**TASK PROMPT:** Copy out, from the data below, each line in which the word "define" occurs.

──────── DATASET RECORDS ────────

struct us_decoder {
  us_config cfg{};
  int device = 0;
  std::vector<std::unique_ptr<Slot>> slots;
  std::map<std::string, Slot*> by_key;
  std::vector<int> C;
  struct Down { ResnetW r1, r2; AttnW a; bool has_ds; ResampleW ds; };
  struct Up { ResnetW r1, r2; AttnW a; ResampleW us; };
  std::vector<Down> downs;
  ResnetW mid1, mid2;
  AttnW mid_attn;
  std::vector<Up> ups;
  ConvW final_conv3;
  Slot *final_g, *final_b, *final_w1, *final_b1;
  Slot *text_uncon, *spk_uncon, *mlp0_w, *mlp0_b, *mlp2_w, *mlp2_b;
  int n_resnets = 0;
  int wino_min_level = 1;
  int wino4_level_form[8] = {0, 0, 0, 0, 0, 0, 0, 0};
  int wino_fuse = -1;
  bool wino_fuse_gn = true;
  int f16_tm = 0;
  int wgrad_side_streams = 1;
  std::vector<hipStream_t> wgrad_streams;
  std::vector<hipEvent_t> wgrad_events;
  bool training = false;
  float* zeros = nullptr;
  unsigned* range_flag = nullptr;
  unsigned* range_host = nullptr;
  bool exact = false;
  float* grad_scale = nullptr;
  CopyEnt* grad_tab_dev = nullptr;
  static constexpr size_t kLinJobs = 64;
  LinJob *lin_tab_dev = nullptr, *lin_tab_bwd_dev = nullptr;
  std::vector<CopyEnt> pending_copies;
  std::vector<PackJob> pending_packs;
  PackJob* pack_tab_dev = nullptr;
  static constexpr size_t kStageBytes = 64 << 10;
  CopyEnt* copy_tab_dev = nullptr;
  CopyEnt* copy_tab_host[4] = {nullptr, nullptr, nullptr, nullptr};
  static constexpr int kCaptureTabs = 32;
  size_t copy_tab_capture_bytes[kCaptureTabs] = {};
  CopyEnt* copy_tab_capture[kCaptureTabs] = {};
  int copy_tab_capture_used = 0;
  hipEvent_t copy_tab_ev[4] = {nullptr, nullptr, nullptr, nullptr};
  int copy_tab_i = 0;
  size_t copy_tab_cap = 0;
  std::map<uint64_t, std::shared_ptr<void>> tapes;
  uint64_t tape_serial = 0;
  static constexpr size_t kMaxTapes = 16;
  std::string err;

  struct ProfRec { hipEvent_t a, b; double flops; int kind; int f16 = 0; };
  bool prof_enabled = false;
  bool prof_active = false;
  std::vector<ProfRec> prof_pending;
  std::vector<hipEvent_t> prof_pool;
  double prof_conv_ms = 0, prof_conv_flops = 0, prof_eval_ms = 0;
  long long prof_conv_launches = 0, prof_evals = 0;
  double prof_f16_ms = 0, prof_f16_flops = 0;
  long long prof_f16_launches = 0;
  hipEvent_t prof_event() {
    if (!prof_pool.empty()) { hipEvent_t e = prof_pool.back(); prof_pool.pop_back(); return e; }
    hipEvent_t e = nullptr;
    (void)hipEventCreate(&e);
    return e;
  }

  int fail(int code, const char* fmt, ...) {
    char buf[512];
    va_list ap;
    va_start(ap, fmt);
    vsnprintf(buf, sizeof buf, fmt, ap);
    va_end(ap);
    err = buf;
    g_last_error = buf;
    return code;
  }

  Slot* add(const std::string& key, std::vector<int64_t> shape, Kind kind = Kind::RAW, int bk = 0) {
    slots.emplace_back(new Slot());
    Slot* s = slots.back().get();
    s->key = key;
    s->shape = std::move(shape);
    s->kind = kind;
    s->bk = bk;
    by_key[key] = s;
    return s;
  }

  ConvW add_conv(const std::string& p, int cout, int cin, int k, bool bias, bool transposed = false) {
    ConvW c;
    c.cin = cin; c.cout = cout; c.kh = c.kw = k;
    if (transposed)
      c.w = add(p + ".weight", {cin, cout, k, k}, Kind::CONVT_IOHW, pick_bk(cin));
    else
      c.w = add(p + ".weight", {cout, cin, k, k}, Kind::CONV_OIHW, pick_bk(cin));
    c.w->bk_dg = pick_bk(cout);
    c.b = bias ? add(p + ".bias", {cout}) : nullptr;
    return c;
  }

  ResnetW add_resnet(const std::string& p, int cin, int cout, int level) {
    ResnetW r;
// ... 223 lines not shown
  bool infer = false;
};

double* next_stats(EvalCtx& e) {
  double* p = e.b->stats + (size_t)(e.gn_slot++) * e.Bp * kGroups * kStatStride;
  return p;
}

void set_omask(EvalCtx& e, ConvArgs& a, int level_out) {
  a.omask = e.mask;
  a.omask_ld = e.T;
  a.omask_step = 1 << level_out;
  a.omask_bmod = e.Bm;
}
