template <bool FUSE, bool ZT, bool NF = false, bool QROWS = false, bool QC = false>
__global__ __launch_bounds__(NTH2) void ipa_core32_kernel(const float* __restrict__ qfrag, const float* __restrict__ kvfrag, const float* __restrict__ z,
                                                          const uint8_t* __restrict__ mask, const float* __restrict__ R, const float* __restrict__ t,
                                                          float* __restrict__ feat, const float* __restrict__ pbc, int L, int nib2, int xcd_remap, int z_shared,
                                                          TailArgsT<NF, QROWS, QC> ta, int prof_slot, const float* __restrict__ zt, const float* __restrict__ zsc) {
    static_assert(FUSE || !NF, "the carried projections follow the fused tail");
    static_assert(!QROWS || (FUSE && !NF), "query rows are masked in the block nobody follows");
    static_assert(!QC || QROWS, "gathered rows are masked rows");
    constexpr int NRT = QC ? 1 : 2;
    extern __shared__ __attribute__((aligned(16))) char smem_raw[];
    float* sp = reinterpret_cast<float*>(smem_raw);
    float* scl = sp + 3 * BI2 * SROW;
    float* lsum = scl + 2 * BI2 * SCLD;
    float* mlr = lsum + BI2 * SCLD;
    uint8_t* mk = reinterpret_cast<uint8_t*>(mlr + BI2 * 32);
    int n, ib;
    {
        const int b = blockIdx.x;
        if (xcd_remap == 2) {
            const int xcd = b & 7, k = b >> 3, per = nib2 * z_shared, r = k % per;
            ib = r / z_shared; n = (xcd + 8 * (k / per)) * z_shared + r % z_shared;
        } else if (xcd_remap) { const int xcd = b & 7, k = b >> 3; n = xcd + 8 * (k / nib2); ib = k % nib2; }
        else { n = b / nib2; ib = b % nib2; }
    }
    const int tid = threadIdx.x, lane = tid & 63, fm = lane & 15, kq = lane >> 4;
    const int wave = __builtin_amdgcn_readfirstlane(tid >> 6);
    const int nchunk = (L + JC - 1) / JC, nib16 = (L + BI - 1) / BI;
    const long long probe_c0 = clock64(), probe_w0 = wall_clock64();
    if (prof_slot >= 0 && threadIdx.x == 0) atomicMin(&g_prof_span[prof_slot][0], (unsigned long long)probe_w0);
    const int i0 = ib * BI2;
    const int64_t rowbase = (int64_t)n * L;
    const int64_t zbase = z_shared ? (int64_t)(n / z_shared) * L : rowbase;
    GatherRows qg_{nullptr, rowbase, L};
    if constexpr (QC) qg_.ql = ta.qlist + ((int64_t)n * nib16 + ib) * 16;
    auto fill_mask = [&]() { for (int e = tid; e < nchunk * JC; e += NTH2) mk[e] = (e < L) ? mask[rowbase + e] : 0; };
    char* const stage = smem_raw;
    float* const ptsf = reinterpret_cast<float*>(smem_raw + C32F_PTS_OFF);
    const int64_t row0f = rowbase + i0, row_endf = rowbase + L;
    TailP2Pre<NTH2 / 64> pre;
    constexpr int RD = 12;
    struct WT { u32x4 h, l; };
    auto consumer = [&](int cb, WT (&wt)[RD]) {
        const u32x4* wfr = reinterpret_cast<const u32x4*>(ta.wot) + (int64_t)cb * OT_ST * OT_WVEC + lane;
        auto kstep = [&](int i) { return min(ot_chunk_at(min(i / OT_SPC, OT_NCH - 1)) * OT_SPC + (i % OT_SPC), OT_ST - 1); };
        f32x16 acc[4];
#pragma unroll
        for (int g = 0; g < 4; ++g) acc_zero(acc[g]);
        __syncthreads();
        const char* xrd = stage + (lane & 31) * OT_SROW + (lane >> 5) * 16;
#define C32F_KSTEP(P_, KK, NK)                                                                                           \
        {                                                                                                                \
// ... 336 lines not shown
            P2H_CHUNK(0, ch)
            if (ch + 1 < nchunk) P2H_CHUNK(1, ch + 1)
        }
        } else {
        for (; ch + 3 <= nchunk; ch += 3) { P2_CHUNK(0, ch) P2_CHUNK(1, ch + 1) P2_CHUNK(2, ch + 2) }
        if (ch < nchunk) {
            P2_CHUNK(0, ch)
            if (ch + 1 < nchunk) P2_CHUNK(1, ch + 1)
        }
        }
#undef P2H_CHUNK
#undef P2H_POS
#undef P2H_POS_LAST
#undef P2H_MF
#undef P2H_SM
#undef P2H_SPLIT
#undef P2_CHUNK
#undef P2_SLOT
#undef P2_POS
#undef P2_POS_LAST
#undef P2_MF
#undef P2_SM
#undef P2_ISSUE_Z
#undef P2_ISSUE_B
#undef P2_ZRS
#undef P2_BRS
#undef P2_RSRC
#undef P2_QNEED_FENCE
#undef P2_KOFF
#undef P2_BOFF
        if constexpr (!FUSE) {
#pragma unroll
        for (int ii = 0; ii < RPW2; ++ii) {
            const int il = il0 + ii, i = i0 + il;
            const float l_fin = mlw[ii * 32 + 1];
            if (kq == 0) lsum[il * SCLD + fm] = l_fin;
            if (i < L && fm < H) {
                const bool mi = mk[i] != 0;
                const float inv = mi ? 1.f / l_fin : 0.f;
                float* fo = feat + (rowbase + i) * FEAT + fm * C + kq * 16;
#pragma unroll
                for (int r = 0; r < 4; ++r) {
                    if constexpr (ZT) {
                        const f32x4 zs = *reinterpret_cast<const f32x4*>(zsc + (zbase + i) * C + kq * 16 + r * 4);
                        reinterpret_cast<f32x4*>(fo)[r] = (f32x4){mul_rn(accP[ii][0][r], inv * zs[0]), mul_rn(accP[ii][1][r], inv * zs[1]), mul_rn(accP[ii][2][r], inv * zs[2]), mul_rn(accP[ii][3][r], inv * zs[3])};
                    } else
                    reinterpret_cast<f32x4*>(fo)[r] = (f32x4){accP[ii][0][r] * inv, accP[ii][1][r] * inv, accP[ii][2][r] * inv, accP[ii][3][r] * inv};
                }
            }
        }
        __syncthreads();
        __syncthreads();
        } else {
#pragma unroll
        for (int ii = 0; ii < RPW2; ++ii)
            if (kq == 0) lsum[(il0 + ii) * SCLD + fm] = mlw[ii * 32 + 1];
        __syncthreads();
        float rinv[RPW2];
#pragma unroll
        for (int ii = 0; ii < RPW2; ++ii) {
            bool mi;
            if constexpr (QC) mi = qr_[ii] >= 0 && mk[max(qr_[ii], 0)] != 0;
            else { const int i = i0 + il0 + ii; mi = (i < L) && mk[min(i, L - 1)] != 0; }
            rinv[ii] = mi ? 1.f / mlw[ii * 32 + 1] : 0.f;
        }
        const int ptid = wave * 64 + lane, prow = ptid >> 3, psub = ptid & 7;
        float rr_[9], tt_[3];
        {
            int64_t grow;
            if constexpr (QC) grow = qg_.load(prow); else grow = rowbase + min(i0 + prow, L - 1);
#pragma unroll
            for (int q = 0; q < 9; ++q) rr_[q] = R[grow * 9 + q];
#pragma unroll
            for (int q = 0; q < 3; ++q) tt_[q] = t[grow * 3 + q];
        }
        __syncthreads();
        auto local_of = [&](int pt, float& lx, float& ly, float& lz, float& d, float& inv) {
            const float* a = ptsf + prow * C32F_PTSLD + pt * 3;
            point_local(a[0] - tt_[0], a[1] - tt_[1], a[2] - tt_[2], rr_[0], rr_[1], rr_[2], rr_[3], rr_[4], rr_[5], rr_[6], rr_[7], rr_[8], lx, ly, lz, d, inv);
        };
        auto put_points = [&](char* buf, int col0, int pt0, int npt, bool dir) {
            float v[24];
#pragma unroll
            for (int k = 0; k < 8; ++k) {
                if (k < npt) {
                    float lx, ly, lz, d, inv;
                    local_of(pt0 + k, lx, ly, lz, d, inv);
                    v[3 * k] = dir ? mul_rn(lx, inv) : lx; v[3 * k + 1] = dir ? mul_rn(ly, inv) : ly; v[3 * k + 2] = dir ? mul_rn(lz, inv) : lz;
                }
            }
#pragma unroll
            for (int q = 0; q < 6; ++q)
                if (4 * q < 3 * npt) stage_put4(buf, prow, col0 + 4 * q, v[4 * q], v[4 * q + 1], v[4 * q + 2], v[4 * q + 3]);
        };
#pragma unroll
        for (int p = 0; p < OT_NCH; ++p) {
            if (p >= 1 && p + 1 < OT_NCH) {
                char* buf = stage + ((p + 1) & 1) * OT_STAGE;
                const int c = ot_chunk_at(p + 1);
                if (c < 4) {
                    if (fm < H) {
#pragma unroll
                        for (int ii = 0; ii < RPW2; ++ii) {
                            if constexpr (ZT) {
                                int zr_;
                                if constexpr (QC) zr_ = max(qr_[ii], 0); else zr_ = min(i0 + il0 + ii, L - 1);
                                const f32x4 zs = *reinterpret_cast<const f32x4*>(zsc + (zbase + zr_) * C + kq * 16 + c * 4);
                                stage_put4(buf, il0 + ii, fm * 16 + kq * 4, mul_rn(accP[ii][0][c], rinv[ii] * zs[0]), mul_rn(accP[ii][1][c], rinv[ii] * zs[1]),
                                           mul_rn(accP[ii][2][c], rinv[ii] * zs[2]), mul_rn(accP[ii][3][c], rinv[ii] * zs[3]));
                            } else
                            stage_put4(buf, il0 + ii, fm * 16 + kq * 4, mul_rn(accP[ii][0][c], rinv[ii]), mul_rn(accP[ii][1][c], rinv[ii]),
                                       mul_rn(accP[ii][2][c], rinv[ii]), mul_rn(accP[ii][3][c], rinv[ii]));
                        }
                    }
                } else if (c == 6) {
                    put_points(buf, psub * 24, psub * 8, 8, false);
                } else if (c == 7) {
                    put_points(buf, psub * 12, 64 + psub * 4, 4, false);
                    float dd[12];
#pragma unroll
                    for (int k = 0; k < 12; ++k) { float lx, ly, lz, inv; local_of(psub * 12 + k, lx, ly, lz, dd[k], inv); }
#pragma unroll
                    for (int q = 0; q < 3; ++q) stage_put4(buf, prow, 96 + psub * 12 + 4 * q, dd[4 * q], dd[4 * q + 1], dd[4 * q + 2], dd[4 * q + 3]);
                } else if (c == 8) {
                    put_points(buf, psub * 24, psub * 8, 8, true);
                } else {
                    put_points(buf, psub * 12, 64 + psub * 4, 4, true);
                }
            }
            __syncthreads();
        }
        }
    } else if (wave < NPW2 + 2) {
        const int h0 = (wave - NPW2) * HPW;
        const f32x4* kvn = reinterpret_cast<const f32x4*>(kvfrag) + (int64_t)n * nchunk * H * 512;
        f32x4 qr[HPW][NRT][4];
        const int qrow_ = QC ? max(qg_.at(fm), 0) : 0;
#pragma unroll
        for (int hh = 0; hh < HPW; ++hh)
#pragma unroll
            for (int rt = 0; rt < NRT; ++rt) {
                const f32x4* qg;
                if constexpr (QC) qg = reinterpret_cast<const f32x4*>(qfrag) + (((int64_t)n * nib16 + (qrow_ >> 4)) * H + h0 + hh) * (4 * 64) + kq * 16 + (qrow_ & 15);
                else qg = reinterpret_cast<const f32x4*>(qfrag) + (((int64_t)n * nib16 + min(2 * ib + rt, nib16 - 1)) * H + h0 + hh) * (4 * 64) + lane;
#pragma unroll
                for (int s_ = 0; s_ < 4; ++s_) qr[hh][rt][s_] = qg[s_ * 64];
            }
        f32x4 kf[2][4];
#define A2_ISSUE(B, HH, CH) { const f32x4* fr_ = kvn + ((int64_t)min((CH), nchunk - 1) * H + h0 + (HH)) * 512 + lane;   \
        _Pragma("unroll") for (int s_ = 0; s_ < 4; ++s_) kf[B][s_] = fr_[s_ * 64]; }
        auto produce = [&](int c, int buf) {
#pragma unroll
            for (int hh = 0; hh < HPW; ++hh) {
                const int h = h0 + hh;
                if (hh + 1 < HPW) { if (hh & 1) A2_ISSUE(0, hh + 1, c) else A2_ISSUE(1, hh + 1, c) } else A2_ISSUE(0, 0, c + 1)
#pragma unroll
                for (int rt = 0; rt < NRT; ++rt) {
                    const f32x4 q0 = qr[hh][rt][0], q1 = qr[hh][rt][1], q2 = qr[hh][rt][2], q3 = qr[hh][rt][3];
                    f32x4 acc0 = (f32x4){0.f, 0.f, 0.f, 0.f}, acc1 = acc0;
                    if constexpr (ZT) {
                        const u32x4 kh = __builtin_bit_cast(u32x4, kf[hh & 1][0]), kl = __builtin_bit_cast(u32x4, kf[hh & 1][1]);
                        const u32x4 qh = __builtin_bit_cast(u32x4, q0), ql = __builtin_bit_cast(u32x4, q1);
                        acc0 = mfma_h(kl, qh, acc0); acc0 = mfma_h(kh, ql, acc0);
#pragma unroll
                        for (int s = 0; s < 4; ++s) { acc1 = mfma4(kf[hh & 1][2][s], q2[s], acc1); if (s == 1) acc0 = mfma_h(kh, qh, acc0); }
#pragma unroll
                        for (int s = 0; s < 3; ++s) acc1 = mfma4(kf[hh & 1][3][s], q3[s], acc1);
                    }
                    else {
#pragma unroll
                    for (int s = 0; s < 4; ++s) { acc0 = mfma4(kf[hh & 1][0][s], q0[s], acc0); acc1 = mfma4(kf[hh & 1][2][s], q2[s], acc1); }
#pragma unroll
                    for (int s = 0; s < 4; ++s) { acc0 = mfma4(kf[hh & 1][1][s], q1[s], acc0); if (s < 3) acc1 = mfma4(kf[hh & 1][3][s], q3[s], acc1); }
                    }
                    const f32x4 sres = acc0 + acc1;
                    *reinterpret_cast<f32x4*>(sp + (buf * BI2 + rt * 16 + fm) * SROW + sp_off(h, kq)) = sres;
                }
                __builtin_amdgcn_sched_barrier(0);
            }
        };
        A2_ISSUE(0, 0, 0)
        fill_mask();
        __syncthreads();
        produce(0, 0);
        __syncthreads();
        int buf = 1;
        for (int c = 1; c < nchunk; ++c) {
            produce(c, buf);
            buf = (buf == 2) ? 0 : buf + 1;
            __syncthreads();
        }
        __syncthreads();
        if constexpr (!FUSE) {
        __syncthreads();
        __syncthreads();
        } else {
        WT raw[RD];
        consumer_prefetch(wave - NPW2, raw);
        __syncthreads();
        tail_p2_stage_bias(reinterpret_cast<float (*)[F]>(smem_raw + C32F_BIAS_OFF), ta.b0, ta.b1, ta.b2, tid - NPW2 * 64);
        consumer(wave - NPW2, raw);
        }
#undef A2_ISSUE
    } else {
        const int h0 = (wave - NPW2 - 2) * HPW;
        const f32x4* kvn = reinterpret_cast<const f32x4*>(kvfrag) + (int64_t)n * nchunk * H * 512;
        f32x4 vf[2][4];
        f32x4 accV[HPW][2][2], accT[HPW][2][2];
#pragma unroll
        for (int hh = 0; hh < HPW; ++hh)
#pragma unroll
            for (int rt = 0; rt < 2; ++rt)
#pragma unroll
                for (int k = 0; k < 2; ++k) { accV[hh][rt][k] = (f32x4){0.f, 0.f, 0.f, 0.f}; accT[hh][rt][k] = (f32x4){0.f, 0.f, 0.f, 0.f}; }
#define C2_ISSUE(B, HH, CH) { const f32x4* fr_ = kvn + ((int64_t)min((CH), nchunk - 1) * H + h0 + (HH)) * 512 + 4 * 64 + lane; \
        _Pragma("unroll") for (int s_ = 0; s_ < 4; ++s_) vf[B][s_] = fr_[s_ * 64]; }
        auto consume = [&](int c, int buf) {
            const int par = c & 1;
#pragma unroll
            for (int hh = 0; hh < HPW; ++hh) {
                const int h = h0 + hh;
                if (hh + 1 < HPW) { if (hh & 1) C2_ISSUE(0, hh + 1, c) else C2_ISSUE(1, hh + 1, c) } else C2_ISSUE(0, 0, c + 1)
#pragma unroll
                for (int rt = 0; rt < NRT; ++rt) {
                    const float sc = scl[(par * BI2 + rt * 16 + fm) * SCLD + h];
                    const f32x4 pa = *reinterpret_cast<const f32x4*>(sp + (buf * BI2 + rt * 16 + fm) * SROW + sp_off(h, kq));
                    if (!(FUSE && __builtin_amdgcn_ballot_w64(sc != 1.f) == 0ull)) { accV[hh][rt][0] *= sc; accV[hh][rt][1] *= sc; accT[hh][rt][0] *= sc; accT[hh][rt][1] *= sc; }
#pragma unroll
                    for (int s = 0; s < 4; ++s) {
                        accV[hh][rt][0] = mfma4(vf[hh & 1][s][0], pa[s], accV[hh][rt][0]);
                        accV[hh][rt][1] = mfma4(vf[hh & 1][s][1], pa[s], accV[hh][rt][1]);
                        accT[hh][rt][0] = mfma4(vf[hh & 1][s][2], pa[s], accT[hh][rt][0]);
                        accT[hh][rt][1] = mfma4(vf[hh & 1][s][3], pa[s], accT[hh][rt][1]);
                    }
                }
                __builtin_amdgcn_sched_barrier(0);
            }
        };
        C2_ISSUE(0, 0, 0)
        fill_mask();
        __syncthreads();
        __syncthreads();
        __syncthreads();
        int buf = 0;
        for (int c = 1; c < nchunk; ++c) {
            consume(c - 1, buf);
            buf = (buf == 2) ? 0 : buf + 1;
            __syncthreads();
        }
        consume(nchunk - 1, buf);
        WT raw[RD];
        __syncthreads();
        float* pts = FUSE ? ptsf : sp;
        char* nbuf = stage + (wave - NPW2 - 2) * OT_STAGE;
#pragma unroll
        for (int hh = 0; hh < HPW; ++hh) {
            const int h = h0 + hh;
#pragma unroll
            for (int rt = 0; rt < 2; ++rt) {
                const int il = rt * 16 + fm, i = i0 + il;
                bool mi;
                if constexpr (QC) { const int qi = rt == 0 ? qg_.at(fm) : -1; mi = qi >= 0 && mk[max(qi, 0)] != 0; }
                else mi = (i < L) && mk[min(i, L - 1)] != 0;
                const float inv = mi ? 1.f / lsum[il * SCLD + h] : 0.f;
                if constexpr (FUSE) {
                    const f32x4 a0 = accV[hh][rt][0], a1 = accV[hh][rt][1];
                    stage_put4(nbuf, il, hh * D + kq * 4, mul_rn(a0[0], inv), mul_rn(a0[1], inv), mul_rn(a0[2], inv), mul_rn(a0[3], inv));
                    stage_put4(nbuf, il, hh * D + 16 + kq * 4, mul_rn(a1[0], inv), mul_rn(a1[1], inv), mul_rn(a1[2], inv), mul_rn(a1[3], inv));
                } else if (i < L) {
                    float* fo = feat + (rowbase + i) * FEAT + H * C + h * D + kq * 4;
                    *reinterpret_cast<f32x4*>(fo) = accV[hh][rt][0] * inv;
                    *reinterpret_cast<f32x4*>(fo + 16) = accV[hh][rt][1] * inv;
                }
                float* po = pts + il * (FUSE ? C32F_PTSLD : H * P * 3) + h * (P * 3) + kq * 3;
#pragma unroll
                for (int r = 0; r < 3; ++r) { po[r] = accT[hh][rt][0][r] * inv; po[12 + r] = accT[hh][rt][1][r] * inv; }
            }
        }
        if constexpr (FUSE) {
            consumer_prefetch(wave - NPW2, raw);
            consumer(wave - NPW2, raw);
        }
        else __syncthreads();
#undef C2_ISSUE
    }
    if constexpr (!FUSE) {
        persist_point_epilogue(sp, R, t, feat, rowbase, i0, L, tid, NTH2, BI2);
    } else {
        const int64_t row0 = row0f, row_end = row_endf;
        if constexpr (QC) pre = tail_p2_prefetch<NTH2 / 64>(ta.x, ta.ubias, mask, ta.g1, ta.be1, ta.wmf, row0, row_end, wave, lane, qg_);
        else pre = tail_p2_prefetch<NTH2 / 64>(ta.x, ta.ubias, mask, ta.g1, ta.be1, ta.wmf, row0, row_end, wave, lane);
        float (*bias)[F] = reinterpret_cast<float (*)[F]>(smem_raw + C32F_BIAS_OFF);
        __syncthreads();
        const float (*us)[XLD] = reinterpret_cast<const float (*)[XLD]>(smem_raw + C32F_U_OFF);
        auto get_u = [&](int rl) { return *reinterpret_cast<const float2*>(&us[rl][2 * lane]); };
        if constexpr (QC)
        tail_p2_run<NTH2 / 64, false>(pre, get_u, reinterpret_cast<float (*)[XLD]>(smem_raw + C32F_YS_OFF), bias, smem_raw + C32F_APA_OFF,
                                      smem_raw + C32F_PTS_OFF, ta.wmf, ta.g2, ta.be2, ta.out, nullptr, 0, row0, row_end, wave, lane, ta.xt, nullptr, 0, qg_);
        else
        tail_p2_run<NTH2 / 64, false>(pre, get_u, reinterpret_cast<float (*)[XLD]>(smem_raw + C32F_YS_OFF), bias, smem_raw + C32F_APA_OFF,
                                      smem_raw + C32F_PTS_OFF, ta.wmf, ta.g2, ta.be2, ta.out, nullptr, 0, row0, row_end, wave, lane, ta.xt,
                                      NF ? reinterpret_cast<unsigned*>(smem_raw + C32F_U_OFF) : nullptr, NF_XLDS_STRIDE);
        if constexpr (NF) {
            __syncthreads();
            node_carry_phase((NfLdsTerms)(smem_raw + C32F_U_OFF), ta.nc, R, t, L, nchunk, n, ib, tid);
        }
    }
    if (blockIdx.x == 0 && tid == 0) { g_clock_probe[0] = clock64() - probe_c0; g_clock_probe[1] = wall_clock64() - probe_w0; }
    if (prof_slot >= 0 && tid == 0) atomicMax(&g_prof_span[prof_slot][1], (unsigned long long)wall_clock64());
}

────────

**SOLUTION TO THIS EXERCISE:**
#define C32F_KSTEP(P_, KK, NK)                                                                                           \
#define A2_ISSUE(B, HH, CH) { const f32x4* fr_ = kvn + ((int64_t)min((CH), nchunk - 1) * H + h0 + (HH)) * 512 + lane;   \
#define C2_ISSUE(B, HH, CH) { const f32x4* fr_ = kvn + ((int64_t)min((CH), nchunk - 1) * H + h0 + (HH)) * 512 + 4 * 64 + lane; \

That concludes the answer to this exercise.